United States District Court, M.D. Tennessee, Nashville Division
Jun 27, 2007
Case No. 3:06-0687 (M.D. Tenn. Jun. 27, 2007)

Opinion

Case No. 3:06-0687.

June 27, 2007


MEMORANDUM


Pending before the Court is Plaintiff's Motion to Re-Open Case (Docket Entry No. 19). Also pending is Defendants' Motion to Dismiss Amended Complaint (Docket Entry No. 25). Both motions have been fully briefed by the parties.

I. FACTS

Plaintiff, David D. Danner, is a licensed Tennessee lawyer in private practice. He sued the Tennessee Commission on Continuing Legal Education and Specialization of the Tennessee Supreme Court ("Commission") and its Executive Director David N. Shearon ("Shearon") after a dispute arose as to the number of Plaintiff's Continuing Legal Education ("CLE") credits for calendar year 2005. The events giving rise to the dispute, as well as those giving rise to the present posture of this case, are as follows.

Plaintiff was sent a Notice of Non-Completion by the Commission, dated March 31, 2006, advising Plaintiff he had not yet completed the Continuing Legal Education requirement for 2005 and that he needed 1.5 hours of general credit and .5 hours of ethics/professionalism credit by June 1, 2006 to come into compliance. That Notice of Non-Completion advised Plaintiff that a delinquent compliance fee of $200 would be due for any failure to complete the CLE requirements and to submit an Affidavit of Completion by June 1, 2006.

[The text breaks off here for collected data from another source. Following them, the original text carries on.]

# LeoIV/polyaxon

Hardware: AMD Instinct MI355X
Metric: HPO trials/hour (whole node) + wall-clock-to-target, ResNet-50 Hyperband sweep (higher is better)
Workload: dtype bf16

## Files before the change

polyaxon_amd/csrc/bn_kernels.hip:

```cpp
#include <hip/hip_runtime.h>

#include "handoff.h"
#include <stdint.h>

#define PLX_API extern "C" __attribute__((visibility("default")))

namespace {

constexpr int kBlock = 256;

struct alignas(16) bf16x8 {
  uint16_t v[8];
};

__device__ __forceinline__ float bf2f(uint16_t b) { return __uint_as_float(((uint32_t)b) << 16); }

__device__ __forceinline__ uint16_t f2bf(float f) {
  return __builtin_bit_cast(uint16_t, (__bf16)f);
}

__device__ __forceinline__ void load8(const bf16x8* p, float* f) {
  const bf16x8 v = *p;
#pragma unroll
  for (int k = 0; k < 8; ++k) f[k] = bf2f(v.v[k]);
// ... 865 lines not shown
                                          int64_t M, int C, const float* gamma, const float* save_mean,
                                          const float* save_invstd, float* dgamma, float* dbeta, float* coef,
                                          const float* partials, int nblk, float* l2, int relu, int accumulate,
                                          const ResBn* resbn, unsigned* counters, hipStream_t stream) {
  Plan p;
  if (!plan_for(M, C, &p) || M < 1 || nblk < 1 || (relu && mask == nullptr)) return 1;
  if (resbn != nullptr && (dres == nullptr || resbn->part == nullptr)) return 1;
  const ResBn rb = resbn != nullptr ? *resbn : ResBn{};
  reduce_finalize_bwd(stream, partials, nblk, l2, counters,
                      BwdFin{C, M, gamma, save_mean, save_invstd, dgamma, dbeta, coef, accumulate});
  const int64_t n_vec = M * p.G;
  launch_dx(stream, n_vec, p.G, x, mask, dy, dx, dres, coef, relu, rb);
  return (int)hipGetLastError();
}

PLX_API int plx_stem_bn_pool_forward(const void* x, void* y, void* idx, int N, int H, int W, int C, const float* gamma,
                                     const float* beta, float eps, float momentum, float* running_mean,
                                     float* running_var, float* save_mean, float* save_invstd, float* scale_bias,
                                     float* partials, const float* ext_part, int ext_nblk, unsigned* counters,
                                     hipStream_t stream) {
  const int G = C / 8;
  if (N <= 0 || H <= 0 || W <= 0 || C % 8 || G > 256 || 256 % G) return 1;
  const int rc = ext_part != nullptr
                     ? plx_bn_forward_from_partials(x, nullptr, nullptr, (int64_t)N * H * W, C, gamma, beta, eps,
                                                    momentum, running_mean, running_var, save_mean, save_invstd,
                                                    scale_bias, ext_part, ext_nblk, partials, nullptr, 1, nullptr,
                                                    counters, stream)
                     : plx_bn_forward(x, nullptr, nullptr, (int64_t)N * H * W, C, gamma, beta, eps, momentum,
                                      running_mean, running_var, save_mean, save_invstd, scale_bias, partials, nullptr,
                                      1, nullptr, counters, stream);
// ... 35 lines not shown
```

polyaxon_amd/csrc/conv_gemm.hip:

```cpp
#include <hip/hip_runtime.h>

#include <stdint.h>

namespace {

typedef __bf16 bf16x8 __attribute__((ext_vector_type(8)));
typedef short s16x4 __attribute__((ext_vector_type(4)));
typedef float f32x4 __attribute__((ext_vector_type(4)));
typedef __attribute__((address_space(3))) void lds_void;
typedef __attribute__((address_space(1))) const void gbl_void;

constexpr int BK = 64;

struct ConvGeom {
    int H, W;
    int Hr, Wr;
    int C, S, ntaps;
    int Hc, Wc, OS, oph, opw;
    signed char offh[9], offw[9], btap[9];
    int tap_a[9], tap_b[9];
    uint32_t mWr, mHr;
    int nh, nw, hv[3], wv[3];
    uint32_t pat[9];
    int tap_inner;
// ... 25 lines not shown
    g.mWr = div_magic(g.Wr);
    g.mHr = div_magic(g.Hr);
    return g;
}

struct BnBwd {
    const __bf16* x;
    const uint8_t* mask;
    const float* mean;
    const float* invstd;
    float* part;
    int part_ld, blk_off;
    int skip_h, skip_w;
};

__device__ __forceinline__ void row_coords(int m, int Hr, int Wr, int& n, int& r, int& c) {
    const int q = m / Wr;
    c = m - q * Wr;
    n = q / Hr;
    r = q - n * Hr;
}

__device__ __forceinline__ void row_coords(int m, const ConvGeom& g, int& n, int& r, int& c) {
    const int q = g.mWr ? (int)__umulhi((uint32_t)m, g.mWr) : m;
    c = m - q * g.Wr;
    n = g.mHr ? (int)__umulhi((uint32_t)q, g.mHr) : q;
    r = q - n * g.Hr;
}

__device__ __forceinline__ size_t out_row(const ConvGeom& g, int m) {
// ... 27 lines not shown

__device__ __forceinline__ __amdgpu_buffer_rsrc_t buf_rsrc(const void* base) {
    return __builtin_amdgcn_make_buffer_rsrc(const_cast<void*>(base), 0, (int)OOB, 0x00020000);
}

__device__ __forceinline__ void blds16(__amdgpu_buffer_rsrc_t r, uint32_t off, void* l) {
    __builtin_amdgcn_raw_ptr_buffer_load_lds(r, (lds_void*)l, 16, off, 0, 0, 0);
}

__device__ __forceinline__ uint32_t pack_bf16x2(float a, float b) {
    return (uint32_t)__builtin_bit_cast(uint16_t, (__bf16)a) | ((uint32_t)__builtin_bit_cast(uint16_t, (__bf16)b) << 16);
}

__device__ __forceinline__ int nt_swz(int row) { return (row >> 1) & 7; }

template <int BM, int BN, int WGM, int WGN, int MODE, int MINB = 2, int NBUF = 2, bool BWD = false, int NTH = NTHREADS>
__global__ void __launch_bounds__(NTH, MINB)
gemm_nt_kernel(const __bf16* __restrict__ A, const __bf16* __restrict__ B, __bf16* __restrict__ C,
               int M, int N, int K, int lda, int ldb, int ldc, const __bf16* __restrict__ zero,
               float* __restrict__ stats, ConvGeom geo, const __bf16* __restrict__ D, int ldd, BnBwd bnr,
               const uint8_t* __restrict__ dmask) {
    constexpr bool CONV = MODE == 1, STEM = MODE == 2;
    static_assert(MODE >= 0 && MODE <= 2, "dense, gather or stem");
    constexpr int NW = NTH / 64;
    static_assert(WGM * WGN == NW, "one wave per wave tile");
    static_assert(NTH == 256 && NBUF >= 1 && NBUF <= 2, "4-wave kernels, one or two K stages");
    constexpr int WTM = BM / WGM, WTN = BN / WGN;
    constexpr int RM = WTM / 16, RN = WTN / 16;
    constexpr int A_BYTES = BM * BK * 2, B_BYTES = BN * BK * 2, STAGE = A_BYTES + B_BYTES;
    extern __shared__ __attribute__((aligned(16))) char smem[];

    const int tid = threadIdx.x, lane = tid & 63;
    const int wave = __builtin_amdgcn_readfirstlane(tid >> 6);
    const int ntn = N / BN, ntm = (M + BM - 1) / BM;
    const int id = xcd_remap(blockIdx.x, ntm * ntn);
    const int tn = id % ntn, tm = id / ntn;
    const int m0 = tm * BM, n0 = tn * BN;
    const int wm = wave / WGN, wn = wave % WGN;
// ... 83 lines not shown
#pragma unroll
        for (int b = 0; b < RM; ++b) acc[a][b] = f32x4{0.f, 0.f, 0.f, 0.f};

    const int fr = lane & 15, fq = lane >> 4;
    const int nk = K / BK;
    const int cdim = CONV ? geo.C : K;
    int st = 0, sc = 0;
    const bool tap_inner = CONV && geo.tap_inner;
    auto advance = [&]() {
        const bool wt = st + 1 == geo.ntaps, wc = sc + BK == cdim;
        const int st_i = wt ? 0 : st + 1, sc_i = wt ? sc + BK : sc;
        const int st_m = wc ? st + 1 : st, sc_m = wc ? 0 : sc + BK;
        st = tap_inner ? st_i : st_m;
        sc = tap_inner ? sc_i : sc_m;
    };
    stage(0, 0, 0, 0);
    advance();
    asm volatile("s_waitcnt vmcnt(0)" ::: "memory");
    __syncthreads();
    for (int kt = 0; kt < nk; ++kt) {
        const int cur = NBUF == 2 ? kt & 1 : 0;
        if (NBUF == 1 && kt > 0) {
            stage(0, kt * BK, st, sc);
            advance();
            asm volatile("s_waitcnt vmcnt(0)" ::: "memory");
            __syncthreads();
        }
        if (NBUF == 2 && kt + 1 < nk) {
            stage(cur ^ 1, (kt + 1) * BK, st, sc);
            advance();
        }
        const char* As = smem + cur * STAGE;
        const char* Bs = As + A_BYTES;
#pragma unroll
        for (int kk = 0; kk < 2; ++kk) {
            bf16x8 fa[RN], fb[RM];
#pragma unroll
            for (int rn = 0; rn < RN; ++rn) {
                const int row = wn * WTN + rn * 16 + fr;
                const int pc = (kk * 4 + fq) ^ nt_swz(row);
                fa[rn] = *(const bf16x8*)(Bs + row * 128 + pc * 16);
            }
#pragma unroll
            for (int rm = 0; rm < RM; ++rm) {
                const int row = wm * WTM + rm * 16 + fr;
                const int pc = (kk * 4 + fq) ^ nt_swz(row);
                fb[rm] = *(const bf16x8*)(As + row * 128 + pc * 16);
            }
#pragma unroll
            for (int rn = 0; rn < RN; ++rn)
#pragma unroll
                for (int rm = 0; rm < RM; ++rm)
                    acc[rn][rm] = __builtin_amdgcn_mfma_f32_16x16x32_bf16(fa[rn], fb[rm], acc[rn][rm], 0, 0, 0);
        }
        if (NBUF == 2) asm volatile("s_waitcnt vmcnt(0)" ::: "memory");
        __syncthreads();
    }
    constexpr int CROW = BN * 2 + 16;
    constexpr int CHUNKS = BN / 8;
    static_assert(NTH % CHUNKS == 0, "a thread keeps one chunk column over the store loop");
    constexpr int RSTEP = NTH / CHUNKS, ITERS = BM / RSTEP;
    const int rows = min(BM, M - m0);
    const int cc = tid % CHUNKS, r0 = tid / CHUNKS;
    const int ch0 = n0 + cc * 8;
    const bool bnr_on = BWD && bnr.part != nullptr;
    const bool stats_on = !BWD && stats != nullptr;
    const bool d_on = BWD && D != nullptr;
    int orow[ITERS];
#pragma unroll
    for (int it = 0; it < ITERS; ++it) {
        const int gm = min(m0 + r0 + it * RSTEP, M - 1);
// ... 619 lines not shown
    static_assert(NBUF >= 1 && NBUF <= 2, "one or two K stages");
    static_assert(NBUF == 1 || EPI <= KLOOP, "epilogue staging must fit the k-loop LDS");
    static_assert(LDS <= 160 * 1024, "LDS");
    constexpr int PER_CU = (160 * 1024) / LDS;
    constexpr int CAP = CONV != 0 && BN == 64 ? 3 : 4;
    constexpr int MIN_F = NBUF == 1 ? (PER_CU < CAP ? PER_CU : CAP) : 2, MIN_B = MIN_F;
    auto kf = gemm_nt_kernel<BM, BN, WGM, WGN, CONV, MIN_F, NBUF, false, NTH>;
    auto kb = gemm_nt_kernel<BM, BN, WGM, WGN, CONV, MIN_B, NBUF, true, NTH>;
    static int attr = set_lds(kf, LDS) | set_lds(kb, LDS);
    if (attr) return attr;
    const bool bwd = D != nullptr || bnr.part != nullptr;
    if (bwd && stats != nullptr) return -1;
    auto k = bwd ? kb : kf;
    const int nwg = ((M + BM - 1) / BM) * (N / BN);
    hipLaunchKernelGGL(k, dim3(nwg), dim3(NTH), LDS, s, (const __bf16*)A, (const __bf16*)B, (__bf16*)C, M, N,
                       K, lda, ldb, ldc, (const __bf16*)zero, stats, geo, (const __bf16*)D, ldd, bnr, dmask);
    return hipGetLastError() == hipSuccess ? 0 : -3;
}


inline bool nt_single(bool conv, int K, int nwg) { return nwg >= 768 || (!conv && K == BK); }

struct TnPlan { int kchunk, slices, groups, per_group, blocks, bn1, bn2; };

inline void tn_tile(int N1, int N2, int& bn1, int& bn2) {
    bn1 = N1 % 128 == 0 ? 128 : 64;
    bn2 = N2 % 128 == 0 ? 128 : 64;
}

constexpr int g_tn_blocks_per_cu = 0;
constexpr int g_tn_bpc_big = 3, g_tn_bpc_mid = 1;
// ... 187 lines not shown
    if (dmask != nullptr && (D == nullptr || ldd != N)) return -1;
    if (bnr != nullptr && (ldc != N || bnr->part == nullptr)) return -1;
    const BnBwd b = bnr != nullptr ? *bnr : BnBwd{};
    hipStream_t s = (hipStream_t)stream;
    if (N % 128 == 0) {
        const bool one = nt_single(false, K, ((M + 127) / 128) * (N / 128));
        return one ? launch_nt<128, 128, 2, 2, false, 1>(A, B, C, M, N, K, lda, ldb, ldc, zero, stats, s, {}, D, ldd, b,
                                                         dmask)
                   : launch_nt<128, 128, 2, 2>(A, B, C, M, N, K, lda, ldb, ldc, zero, stats, s, {}, D, ldd, b, dmask);
    }
    const bool one = nt_single(false, K, ((M + 255) / 256) * (N / 64));
    return one ? launch_nt<256, 64, 4, 1, false, 1>(A, B, C, M, N, K, lda, ldb, ldc, zero, stats, s, {}, D, ldd, b, dmask)
               : launch_nt<256, 64, 4, 1>(A, B, C, M, N, K, lda, ldb, ldc, zero, stats, s, {}, D, ldd, b, dmask);
}

int plx_tn_plan_slices(int M, int N1, int N2, int num_cus, int v2) {
    if (M <= 0 || N1 % 64 || N2 % 64) return -1;
    return v2 ? tn2_plan(M, N1, N2, num_cus, v2_cfg(N1, N2)).slices : tn_plan(M, N1, N2, num_cus).slices;
}

void plx_set_tn2_c64(int on) { g_tn2_c64 = on ? 1 : 0; }

void plx_set_tn_atomic(int on) { g_tn_atomic = on ? 1 : 0; }

void plx_set_tn2_stem(int mode) { g_tn2_stem = mode < 0 ? 0 : (mode > 2 ? 2 : mode); }

void plx_set_tn_v2(int on, int lds_kb) {
    g_tn_v2 = on < 0 ? 0 : (on > 2 ? 2 : on);
    if (lds_kb > 0) g_tn2_lds_kb = lds_kb <= 64 ? 64 : 128;
}
// ... 374 lines not shown
```

polyaxon_amd/ops/_native.py:

```python
from __future__ import annotations

import ctypes
import hashlib
import os
import shutil
import subprocess
import threading
from pathlib import Path
from typing import Dict, Iterable, List, Optional
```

Plaintiff contends he took two additional hours of CLE at a seminar on May 24, 2006, which included a class discussion on ethics/professionalism. Plaintiff claims he timely completed and submitted an Affidavit of Completion to the Committee before June 1, 2006, and stated in that Affidavit that .5 hours of ethics/professionalism and 1.5 hours of general credit had been completed.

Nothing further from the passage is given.